# Stored data entries:
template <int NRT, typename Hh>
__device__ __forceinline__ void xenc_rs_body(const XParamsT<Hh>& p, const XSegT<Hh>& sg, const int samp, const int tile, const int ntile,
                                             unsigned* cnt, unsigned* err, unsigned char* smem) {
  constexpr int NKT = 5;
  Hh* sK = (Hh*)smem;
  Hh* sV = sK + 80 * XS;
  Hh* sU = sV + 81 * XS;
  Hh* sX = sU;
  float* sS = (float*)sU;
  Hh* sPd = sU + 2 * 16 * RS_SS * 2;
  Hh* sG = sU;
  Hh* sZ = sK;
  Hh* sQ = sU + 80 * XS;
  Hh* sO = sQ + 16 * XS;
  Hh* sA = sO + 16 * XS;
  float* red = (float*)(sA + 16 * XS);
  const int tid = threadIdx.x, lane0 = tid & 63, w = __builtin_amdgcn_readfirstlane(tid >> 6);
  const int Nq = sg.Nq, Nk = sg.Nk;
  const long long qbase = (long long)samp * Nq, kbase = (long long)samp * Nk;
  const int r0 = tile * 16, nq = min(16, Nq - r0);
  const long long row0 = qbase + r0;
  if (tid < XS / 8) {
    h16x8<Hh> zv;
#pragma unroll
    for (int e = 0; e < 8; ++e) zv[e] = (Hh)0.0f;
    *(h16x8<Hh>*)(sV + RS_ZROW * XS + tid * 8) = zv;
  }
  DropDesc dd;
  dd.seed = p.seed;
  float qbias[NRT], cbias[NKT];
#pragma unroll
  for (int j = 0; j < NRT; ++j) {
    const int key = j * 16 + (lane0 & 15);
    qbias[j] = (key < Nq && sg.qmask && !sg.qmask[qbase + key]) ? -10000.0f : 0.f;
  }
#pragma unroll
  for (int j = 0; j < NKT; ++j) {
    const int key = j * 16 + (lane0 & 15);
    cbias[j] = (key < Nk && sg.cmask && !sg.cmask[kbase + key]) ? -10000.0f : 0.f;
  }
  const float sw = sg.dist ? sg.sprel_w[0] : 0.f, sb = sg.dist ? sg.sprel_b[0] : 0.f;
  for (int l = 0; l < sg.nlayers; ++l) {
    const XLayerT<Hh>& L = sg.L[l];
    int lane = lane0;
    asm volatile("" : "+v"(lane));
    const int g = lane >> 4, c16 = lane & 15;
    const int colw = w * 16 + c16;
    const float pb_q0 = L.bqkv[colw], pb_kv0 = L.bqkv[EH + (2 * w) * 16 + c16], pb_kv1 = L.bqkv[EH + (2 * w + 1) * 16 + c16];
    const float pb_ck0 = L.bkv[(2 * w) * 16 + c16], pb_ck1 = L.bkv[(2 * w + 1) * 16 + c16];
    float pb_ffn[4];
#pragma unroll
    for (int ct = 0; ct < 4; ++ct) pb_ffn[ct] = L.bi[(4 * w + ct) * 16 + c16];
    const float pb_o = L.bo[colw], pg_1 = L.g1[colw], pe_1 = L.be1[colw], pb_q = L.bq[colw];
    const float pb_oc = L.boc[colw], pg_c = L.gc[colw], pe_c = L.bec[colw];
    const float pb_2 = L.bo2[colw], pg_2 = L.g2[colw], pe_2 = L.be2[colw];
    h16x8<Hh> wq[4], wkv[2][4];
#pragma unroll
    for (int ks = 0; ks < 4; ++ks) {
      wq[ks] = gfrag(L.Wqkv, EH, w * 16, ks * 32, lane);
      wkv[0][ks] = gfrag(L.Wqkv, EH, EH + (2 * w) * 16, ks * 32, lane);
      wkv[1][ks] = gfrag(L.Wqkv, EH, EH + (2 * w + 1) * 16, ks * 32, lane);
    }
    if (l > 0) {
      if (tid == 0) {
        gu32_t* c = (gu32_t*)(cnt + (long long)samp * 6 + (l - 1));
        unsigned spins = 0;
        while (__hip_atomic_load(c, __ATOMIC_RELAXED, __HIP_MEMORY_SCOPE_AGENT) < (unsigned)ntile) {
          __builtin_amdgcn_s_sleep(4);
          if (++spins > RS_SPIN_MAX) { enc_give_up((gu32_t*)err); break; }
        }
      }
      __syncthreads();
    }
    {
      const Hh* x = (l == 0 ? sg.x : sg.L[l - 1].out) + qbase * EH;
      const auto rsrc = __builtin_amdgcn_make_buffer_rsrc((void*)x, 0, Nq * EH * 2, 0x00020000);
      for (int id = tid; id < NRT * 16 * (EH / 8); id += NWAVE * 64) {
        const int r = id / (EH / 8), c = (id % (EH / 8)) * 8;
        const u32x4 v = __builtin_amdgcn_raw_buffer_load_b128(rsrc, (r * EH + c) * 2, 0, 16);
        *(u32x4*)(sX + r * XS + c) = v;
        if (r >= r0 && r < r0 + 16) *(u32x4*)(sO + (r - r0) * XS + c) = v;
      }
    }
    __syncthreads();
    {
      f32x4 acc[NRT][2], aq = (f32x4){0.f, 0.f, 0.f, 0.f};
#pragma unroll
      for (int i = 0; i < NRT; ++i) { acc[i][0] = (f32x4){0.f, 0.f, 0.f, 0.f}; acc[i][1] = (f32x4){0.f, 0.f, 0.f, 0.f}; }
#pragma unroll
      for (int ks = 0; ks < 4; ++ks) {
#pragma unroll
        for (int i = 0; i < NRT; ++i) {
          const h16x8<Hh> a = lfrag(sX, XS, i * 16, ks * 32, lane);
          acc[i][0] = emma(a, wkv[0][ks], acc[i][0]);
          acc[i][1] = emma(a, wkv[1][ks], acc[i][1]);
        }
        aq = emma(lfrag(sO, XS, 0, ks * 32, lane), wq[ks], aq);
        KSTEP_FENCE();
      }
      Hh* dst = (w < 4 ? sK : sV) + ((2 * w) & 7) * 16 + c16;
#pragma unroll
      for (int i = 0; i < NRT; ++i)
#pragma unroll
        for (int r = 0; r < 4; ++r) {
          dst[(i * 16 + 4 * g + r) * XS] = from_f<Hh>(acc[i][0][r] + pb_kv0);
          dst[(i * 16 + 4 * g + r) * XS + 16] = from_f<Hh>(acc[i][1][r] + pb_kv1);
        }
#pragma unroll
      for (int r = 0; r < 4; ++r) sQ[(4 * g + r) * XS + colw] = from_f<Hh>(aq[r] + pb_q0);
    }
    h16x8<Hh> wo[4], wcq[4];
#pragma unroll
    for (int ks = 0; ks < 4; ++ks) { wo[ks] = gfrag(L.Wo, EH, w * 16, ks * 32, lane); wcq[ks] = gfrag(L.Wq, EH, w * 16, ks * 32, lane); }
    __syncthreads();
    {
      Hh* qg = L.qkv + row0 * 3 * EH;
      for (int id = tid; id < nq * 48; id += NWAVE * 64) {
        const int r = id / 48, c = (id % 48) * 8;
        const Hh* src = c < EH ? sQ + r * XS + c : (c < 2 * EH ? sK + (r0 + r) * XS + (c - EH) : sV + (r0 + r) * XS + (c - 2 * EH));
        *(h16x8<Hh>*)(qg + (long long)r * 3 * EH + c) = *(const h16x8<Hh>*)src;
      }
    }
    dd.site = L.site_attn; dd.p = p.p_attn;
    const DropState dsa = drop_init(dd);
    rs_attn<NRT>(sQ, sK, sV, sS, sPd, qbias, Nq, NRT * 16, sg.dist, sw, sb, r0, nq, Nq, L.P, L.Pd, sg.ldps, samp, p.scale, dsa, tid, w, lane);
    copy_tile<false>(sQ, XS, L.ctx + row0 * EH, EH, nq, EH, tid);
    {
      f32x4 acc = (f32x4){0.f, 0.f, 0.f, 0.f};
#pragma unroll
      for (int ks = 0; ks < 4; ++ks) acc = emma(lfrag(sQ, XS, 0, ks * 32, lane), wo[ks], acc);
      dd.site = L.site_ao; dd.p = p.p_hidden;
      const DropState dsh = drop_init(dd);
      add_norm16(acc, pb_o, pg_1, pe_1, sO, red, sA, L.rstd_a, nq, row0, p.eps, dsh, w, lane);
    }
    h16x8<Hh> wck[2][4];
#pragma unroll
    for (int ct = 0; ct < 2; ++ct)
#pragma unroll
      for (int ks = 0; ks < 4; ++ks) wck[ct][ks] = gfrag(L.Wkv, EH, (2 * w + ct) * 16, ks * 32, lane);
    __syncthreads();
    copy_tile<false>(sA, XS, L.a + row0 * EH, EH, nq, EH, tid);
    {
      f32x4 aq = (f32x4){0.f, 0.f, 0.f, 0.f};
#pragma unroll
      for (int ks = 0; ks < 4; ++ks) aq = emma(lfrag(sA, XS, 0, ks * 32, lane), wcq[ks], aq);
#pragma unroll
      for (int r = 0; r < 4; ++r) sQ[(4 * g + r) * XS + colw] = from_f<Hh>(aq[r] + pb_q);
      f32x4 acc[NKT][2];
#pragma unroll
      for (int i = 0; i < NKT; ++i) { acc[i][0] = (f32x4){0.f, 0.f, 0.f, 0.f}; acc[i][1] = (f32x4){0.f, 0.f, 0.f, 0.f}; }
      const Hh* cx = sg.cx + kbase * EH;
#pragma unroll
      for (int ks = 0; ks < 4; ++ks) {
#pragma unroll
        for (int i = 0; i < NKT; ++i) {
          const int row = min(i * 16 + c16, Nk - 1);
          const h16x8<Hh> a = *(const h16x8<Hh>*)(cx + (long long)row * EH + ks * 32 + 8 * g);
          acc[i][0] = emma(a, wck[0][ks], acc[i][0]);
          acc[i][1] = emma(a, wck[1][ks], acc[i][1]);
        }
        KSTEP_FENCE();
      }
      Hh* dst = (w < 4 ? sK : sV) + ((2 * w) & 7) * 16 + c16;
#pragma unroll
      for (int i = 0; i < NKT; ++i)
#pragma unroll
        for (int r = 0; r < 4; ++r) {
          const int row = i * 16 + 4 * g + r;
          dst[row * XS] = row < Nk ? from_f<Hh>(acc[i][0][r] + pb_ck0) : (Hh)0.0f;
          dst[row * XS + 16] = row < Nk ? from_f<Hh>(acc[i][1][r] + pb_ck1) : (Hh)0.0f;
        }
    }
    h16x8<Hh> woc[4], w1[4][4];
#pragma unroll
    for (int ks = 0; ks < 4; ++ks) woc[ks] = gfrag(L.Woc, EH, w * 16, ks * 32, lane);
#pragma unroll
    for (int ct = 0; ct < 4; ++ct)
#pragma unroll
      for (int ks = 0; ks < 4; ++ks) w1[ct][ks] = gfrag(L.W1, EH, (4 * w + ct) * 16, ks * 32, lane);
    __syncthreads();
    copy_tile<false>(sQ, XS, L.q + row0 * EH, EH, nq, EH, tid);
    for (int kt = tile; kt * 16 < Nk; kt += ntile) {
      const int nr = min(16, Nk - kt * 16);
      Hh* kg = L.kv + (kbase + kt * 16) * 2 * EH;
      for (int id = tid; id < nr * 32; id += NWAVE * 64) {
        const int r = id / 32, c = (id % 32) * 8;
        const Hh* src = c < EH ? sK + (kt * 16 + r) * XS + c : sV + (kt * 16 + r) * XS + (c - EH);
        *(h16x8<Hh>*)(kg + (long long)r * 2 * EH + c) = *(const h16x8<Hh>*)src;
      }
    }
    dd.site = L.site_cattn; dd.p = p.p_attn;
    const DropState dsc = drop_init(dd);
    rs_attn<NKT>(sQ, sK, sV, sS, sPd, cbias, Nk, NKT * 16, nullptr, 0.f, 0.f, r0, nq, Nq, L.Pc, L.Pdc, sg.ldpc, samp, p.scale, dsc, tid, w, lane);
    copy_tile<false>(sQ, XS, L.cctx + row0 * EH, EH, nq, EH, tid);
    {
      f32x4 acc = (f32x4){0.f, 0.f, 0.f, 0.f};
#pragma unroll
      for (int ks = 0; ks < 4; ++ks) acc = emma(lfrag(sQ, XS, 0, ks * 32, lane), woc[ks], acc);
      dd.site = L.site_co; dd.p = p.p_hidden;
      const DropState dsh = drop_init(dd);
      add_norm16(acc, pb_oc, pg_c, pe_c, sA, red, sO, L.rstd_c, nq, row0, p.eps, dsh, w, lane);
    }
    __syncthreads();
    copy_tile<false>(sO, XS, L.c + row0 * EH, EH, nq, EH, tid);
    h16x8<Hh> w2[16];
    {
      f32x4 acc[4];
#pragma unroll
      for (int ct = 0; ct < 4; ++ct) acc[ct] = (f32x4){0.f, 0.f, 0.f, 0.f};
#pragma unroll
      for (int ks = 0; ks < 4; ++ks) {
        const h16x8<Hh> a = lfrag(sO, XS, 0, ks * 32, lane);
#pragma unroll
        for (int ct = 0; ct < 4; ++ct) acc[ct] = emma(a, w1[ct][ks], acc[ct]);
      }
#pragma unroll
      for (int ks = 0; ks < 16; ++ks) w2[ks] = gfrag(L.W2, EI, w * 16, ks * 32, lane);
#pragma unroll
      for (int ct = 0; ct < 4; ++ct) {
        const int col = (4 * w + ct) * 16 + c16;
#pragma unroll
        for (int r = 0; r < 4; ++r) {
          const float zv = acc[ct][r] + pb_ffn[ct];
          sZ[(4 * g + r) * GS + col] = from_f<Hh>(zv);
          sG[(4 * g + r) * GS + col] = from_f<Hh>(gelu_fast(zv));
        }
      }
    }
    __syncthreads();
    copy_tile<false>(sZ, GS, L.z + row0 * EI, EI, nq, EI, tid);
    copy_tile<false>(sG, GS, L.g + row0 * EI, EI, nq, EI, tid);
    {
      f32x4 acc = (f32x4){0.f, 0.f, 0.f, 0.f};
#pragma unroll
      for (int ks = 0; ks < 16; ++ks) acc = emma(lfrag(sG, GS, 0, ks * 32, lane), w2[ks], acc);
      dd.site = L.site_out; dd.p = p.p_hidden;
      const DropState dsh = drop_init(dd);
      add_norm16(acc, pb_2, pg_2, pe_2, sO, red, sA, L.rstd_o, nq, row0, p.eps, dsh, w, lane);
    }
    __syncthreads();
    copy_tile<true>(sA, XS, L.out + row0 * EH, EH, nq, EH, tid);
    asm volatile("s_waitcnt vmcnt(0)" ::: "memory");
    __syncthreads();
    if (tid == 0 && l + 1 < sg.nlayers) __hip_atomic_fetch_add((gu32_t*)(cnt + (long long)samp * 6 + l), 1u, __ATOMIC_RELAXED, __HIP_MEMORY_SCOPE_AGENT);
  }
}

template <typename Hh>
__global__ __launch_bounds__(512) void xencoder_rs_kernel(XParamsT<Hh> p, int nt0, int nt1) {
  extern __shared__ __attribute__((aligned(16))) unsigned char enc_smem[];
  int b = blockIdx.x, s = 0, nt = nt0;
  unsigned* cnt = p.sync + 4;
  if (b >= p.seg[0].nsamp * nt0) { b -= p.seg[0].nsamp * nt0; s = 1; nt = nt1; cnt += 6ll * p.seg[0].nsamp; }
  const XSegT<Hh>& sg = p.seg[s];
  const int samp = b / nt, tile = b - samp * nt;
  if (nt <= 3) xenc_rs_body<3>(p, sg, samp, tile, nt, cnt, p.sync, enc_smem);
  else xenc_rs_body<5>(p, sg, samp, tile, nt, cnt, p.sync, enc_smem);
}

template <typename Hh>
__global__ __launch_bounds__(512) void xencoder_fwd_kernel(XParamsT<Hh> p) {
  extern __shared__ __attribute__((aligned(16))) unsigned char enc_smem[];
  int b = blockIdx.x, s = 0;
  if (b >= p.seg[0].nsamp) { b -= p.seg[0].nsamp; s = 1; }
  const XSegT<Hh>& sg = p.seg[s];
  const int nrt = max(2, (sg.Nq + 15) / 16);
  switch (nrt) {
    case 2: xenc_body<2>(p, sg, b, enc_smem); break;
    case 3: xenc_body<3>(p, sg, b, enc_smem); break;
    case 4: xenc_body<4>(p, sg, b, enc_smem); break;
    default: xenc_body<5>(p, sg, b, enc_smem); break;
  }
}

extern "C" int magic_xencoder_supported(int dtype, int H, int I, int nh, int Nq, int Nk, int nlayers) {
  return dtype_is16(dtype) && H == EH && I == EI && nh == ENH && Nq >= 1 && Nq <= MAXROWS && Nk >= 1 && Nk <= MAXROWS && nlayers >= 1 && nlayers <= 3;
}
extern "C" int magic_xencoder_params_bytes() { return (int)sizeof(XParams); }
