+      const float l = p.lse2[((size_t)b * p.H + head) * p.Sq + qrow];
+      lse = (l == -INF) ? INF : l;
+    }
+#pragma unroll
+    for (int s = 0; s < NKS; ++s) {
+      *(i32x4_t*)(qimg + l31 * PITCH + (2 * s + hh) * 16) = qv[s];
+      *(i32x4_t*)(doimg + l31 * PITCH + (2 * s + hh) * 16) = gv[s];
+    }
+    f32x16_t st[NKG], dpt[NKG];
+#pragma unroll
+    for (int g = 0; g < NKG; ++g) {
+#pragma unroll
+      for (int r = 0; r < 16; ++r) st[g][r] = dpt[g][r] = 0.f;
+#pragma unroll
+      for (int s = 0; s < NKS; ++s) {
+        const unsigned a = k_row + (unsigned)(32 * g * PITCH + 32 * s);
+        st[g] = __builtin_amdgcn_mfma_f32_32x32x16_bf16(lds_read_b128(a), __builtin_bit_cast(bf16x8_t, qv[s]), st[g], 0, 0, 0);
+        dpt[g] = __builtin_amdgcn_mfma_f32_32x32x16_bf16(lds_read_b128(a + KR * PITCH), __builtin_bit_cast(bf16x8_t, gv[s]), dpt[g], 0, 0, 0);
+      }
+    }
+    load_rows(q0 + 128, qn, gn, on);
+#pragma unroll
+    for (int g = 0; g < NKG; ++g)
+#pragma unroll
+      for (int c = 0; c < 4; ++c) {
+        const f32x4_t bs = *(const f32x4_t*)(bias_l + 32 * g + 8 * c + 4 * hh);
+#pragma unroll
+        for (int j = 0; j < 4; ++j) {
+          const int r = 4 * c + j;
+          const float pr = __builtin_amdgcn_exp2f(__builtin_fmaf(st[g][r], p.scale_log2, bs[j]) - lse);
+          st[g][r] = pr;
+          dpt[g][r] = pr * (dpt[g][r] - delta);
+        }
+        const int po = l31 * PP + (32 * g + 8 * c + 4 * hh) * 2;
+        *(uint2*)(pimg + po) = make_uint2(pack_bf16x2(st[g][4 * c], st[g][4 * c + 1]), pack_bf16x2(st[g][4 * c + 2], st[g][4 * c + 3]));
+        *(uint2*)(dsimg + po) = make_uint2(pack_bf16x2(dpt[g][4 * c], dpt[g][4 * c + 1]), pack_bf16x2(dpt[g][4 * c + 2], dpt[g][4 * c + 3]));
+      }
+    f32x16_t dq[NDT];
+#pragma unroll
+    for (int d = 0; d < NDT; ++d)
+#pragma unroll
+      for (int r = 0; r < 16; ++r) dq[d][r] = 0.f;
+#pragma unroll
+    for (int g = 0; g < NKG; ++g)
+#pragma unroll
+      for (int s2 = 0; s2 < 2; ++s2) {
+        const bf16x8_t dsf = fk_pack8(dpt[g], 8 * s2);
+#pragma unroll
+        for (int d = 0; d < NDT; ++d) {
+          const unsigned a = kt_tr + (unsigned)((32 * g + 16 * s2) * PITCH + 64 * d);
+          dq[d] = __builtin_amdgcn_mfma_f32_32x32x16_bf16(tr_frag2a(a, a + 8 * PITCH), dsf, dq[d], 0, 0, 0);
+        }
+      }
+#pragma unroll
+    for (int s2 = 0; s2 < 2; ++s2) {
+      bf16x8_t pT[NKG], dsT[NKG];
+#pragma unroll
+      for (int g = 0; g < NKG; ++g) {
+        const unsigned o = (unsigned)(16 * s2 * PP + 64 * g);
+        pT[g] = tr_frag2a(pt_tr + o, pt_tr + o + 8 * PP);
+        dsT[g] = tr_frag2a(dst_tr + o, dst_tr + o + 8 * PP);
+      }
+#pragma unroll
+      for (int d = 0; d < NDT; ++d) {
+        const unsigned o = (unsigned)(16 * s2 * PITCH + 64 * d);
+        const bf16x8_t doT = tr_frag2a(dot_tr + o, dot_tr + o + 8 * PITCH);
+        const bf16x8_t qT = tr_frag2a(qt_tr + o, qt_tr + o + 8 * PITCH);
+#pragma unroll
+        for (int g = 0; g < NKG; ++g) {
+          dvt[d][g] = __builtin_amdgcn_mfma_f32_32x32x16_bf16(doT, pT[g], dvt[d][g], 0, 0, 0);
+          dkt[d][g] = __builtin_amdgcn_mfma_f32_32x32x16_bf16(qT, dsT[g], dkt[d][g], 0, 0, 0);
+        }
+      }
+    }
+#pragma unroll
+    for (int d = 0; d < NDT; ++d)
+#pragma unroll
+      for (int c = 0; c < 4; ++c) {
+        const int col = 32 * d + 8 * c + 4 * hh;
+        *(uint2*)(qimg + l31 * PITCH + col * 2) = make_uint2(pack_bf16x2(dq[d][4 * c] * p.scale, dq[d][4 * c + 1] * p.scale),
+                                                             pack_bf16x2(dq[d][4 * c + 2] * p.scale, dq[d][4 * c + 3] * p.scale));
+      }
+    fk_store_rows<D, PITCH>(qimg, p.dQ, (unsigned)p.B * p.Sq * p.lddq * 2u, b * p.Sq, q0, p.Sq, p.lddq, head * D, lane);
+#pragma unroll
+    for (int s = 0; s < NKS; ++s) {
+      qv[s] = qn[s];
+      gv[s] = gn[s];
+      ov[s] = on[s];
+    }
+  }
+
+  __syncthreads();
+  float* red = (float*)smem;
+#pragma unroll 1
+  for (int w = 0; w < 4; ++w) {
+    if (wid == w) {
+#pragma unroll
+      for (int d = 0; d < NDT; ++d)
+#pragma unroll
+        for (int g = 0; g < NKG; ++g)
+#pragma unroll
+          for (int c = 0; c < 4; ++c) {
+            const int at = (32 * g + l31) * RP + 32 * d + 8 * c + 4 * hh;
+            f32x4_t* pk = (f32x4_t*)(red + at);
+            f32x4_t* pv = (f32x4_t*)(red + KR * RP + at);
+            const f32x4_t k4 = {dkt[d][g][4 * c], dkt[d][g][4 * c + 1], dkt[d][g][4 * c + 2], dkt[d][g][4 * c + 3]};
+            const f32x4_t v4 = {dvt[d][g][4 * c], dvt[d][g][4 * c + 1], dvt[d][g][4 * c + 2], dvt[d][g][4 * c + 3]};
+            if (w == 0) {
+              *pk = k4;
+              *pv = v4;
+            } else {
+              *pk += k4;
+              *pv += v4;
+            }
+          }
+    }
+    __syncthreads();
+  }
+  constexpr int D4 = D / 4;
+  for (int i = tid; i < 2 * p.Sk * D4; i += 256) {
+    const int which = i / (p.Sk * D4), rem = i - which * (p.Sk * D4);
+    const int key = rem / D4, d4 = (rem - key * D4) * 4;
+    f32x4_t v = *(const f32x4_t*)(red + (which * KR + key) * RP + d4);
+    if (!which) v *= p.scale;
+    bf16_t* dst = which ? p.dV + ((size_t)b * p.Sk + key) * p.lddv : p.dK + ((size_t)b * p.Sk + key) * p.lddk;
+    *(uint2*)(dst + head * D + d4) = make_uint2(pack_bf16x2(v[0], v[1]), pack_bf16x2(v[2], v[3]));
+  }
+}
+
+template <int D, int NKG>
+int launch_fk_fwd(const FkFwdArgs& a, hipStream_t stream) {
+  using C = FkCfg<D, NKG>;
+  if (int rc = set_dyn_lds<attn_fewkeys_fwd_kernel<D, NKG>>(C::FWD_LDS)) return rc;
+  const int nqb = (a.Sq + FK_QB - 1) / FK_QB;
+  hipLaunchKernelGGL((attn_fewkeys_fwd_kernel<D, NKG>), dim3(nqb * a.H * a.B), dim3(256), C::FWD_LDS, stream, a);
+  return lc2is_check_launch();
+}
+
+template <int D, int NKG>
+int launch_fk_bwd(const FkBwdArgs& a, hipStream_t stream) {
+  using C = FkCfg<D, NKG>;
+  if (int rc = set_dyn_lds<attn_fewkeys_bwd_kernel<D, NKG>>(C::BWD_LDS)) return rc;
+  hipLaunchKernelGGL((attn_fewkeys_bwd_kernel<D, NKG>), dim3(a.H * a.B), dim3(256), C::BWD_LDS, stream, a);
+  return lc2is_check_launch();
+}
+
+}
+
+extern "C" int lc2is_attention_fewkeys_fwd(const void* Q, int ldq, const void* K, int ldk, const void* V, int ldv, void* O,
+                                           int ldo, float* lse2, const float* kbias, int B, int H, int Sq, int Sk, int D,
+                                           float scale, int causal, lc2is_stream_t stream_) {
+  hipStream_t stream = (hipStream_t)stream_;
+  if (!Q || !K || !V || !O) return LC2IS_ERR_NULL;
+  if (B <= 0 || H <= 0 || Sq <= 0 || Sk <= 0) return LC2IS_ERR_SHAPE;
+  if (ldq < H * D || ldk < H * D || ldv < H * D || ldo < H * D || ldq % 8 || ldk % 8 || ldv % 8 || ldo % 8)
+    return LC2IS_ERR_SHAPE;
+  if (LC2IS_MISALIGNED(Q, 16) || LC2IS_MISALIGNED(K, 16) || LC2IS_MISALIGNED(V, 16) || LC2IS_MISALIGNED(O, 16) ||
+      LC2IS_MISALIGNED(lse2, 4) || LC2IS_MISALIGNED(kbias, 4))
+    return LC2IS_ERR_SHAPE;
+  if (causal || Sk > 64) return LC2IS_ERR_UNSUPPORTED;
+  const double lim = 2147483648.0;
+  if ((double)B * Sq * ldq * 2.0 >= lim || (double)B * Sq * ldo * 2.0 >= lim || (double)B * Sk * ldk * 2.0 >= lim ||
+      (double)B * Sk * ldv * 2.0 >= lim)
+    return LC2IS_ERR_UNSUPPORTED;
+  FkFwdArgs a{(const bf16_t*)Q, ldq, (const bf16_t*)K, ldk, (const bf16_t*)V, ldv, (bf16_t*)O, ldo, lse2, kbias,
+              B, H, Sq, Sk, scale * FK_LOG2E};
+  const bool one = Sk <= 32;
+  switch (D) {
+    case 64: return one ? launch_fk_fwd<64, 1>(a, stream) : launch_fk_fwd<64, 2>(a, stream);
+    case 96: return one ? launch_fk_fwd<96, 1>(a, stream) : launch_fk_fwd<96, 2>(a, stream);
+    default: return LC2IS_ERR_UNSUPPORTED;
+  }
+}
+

# Problem statement:
Could you find every line in the records above that has the string "kbase" and copy it?

# Written solution:
  const long long qbase = (long long)samp * Nq, kbase = (long long)samp * Nk;
    cbias[j] = (key < Nk && sg.cmask && !sg.cmask[kbase + key]) ? -10000.0f : 0.f;
      const Hh* cx = sg.cx + kbase * EH;
      Hh* kg = L.kv + (kbase + kt * 16) * 2 * EH;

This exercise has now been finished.